> [Task requirements]:
In the data below, which lines contain "lrow"? List them by copying each one.

Collected data entries

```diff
@@ -583,13 +617,17 @@
 #pragma unroll
                         for (int t = 0; t < 4; t++) { r[3 + t] = lds2(h0 + 4 * b + t); r[7 + t] = lds2(h1 + 4 * b + t); }
                     };
-                    auto fma = [&](int, const v2f (&r)[11], auto) {
-                        cmac(D[0][0], r[3], r[0]); cmac(D[0][1], r[4], r[0]); cmac(D[0][2], r[3], r[1]); cmac(D[0][3], r[4], r[1]);
-                        cmac(D[1][0], r[7], r[0]); cmac(D[1][1], r[8], r[0]); cmac(D[1][2], r[7], r[1]); cmac(D[1][3], r[8], r[1]);
+                    auto fma = [&](int, const v2f (&r)[11], auto first) {
+                        constexpr bool F = NOPAD && decltype(first)::value;
+                        cmac(D[0][0], r[3], r[0]); cmacf<F>(D[0][1], r[4], r[0]); cmac(D[0][2], r[3], r[1]); cmacf<F>(D[0][3], r[4], r[1]);
+                        cmac(D[1][0], r[7], r[0]); cmacf<F>(D[1][1], r[8], r[0]); cmac(D[1][2], r[7], r[1]); cmacf<F>(D[1][3], r[8], r[1]);
                         cmac(D[0][0], r[5], r[2]); cmac(D[0][1], r[6], r[2]); cmac(D[0][2], r[5], r[0]); cmac(D[0][3], r[6], r[0]);
                         cmac(D[1][0], r[9], r[2]); cmac(D[1][1], r[10], r[2]); cmac(D[1][2], r[9], r[0]); cmac(D[1][3], r[10], r[0]);
                     };
-                    pipe2<11, false, PIPE>(NB, load, fma);
+                    if constexpr (NOPAD) {
+                        if (v == 0) pipe2<11, true, PIPE>(NB, load, fma);
+                        else pipe2<11, false, PIPE>(NB, load, fma);
+                    } else pipe2<11, false, PIPE>(NB, load, fma);
                 }
                 VAEQ_STAMP(6);
                 if (gl < nq) {
@@ -620,7 +658,14 @@
             }
             const float C0 = se0 + chain_sum(hq0 * vsl), C1 = se1 + chain_sum(hq1 * vsl);
             const float gC0 = (float)nm * chain_rcp(C0), gC1 = (float)nm * chain_rcp(C1);
-            {
+            if constexpr (LVLDS) {
+                if (gl == 0) {
+                    LV[lrow] = (float)nm * LN2 * (chain_log(C0) + chain_log(C1)) + klsum;
+                    LV[VAEQ_LOSS_ROWS + lrow] = C0 * rnm;
+                    LV[2 * VAEQ_LOSS_ROWS + lrow] = C1 * rnm;
+                }
+                lrow++;
+            } else {
                 const uint32_t vo = gl == 0 ? 0u : OOB;
                 if (a.loss) bst32((float)nm * LN2 * (chain_log(C0) + chain_log(C1)) + klsum, lr_, vo, (uint32_t)s * 4u);
                 if (a.var_est) {
@@ -950,6 +995,25 @@
                 }
             }
             sync_lds<NW>();
+            if constexpr (LVLDS) {
+                if (lrow == VAEQ_LOSS_ROWS || s + 1 == a.steps) {
+                    const size_t s0 = (size_t)(s + 1 - lrow);
+                    const uint32_t nb = (uint32_t)lrow * 4u;
+                    const __amdgpu_buffer_rsrc_t lf = make_rsrc(a.loss ? a.loss + fr * a.steps + s0 : nullptr, a.loss ? nb : 0u);
+                    const __amdgpu_buffer_rsrc_t v0f = make_rsrc(a.var_est ? a.var_est + fr * 2 * a.steps + s0 : nullptr, a.var_est ? nb : 0u);
+                    const __amdgpu_buffer_rsrc_t v1f = make_rsrc(a.var_est ? a.var_est + (fr * 2 + 1) * a.steps + s0 : nullptr, a.var_est ? nb : 0u);
+#pragma unroll
+                    for (int i0 = 0; i0 < VAEQ_LOSS_ROWS; i0 += 64) {
+                        const int i = i0 + gl, ic = min(i, VAEQ_LOSS_ROWS - 1);
+                        const uint32_t vo = i < lrow ? (uint32_t)i * 4u : OOB;
+                        bst32(LV[ic], lf, vo, 0u);
+                        bst32(LV[VAEQ_LOSS_ROWS + ic], v0f, vo, 0u);
+                        bst32(LV[2 * VAEQ_LOSS_ROWS + ic], v1f, vo, 0u);
+                    }
+                    lrow = 0;
+                    wave_lds_sync();
+                }
+            }
             VAEQ_XSTAMP(7);
             VAEQ_STAMP(11);
         }
diff --git a/vae_equalizer_amd/csrc/vaeq_wave.h b/vae_equalizer_amd/csrc/vaeq_wave.h
--- a/vae_equalizer_amd/csrc/vaeq_wave.h
+++ b/vae_equalizer_amd/csrc/vaeq_wave.h
@@ -206,7 +206,7 @@
     return v;
 }
 
-__host__ __device__ inline int wave_lph(int len)
+__host__ __device__ constexpr int wave_lph(int len)
 {
     int lph = (len + 3) / 4 + 1;
     while ((lph & 31) != 8 && (lph & 31) != 24) lph++;
```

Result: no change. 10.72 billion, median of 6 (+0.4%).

> [Response for this exercise]:
+                    LV[lrow] = (float)nm * LN2 * (chain_log(C0) + chain_log(C1)) + klsum;
+                    LV[VAEQ_LOSS_ROWS + lrow] = C0 * rnm;
+                    LV[2 * VAEQ_LOSS_ROWS + lrow] = C1 * rnm;
+                lrow++;
+                if (lrow == VAEQ_LOSS_ROWS || s + 1 == a.steps) {
+                    const size_t s0 = (size_t)(s + 1 - lrow);
+                    const uint32_t nb = (uint32_t)lrow * 4u;
+                        const uint32_t vo = i < lrow ? (uint32_t)i * 4u : OOB;
+                    lrow = 0;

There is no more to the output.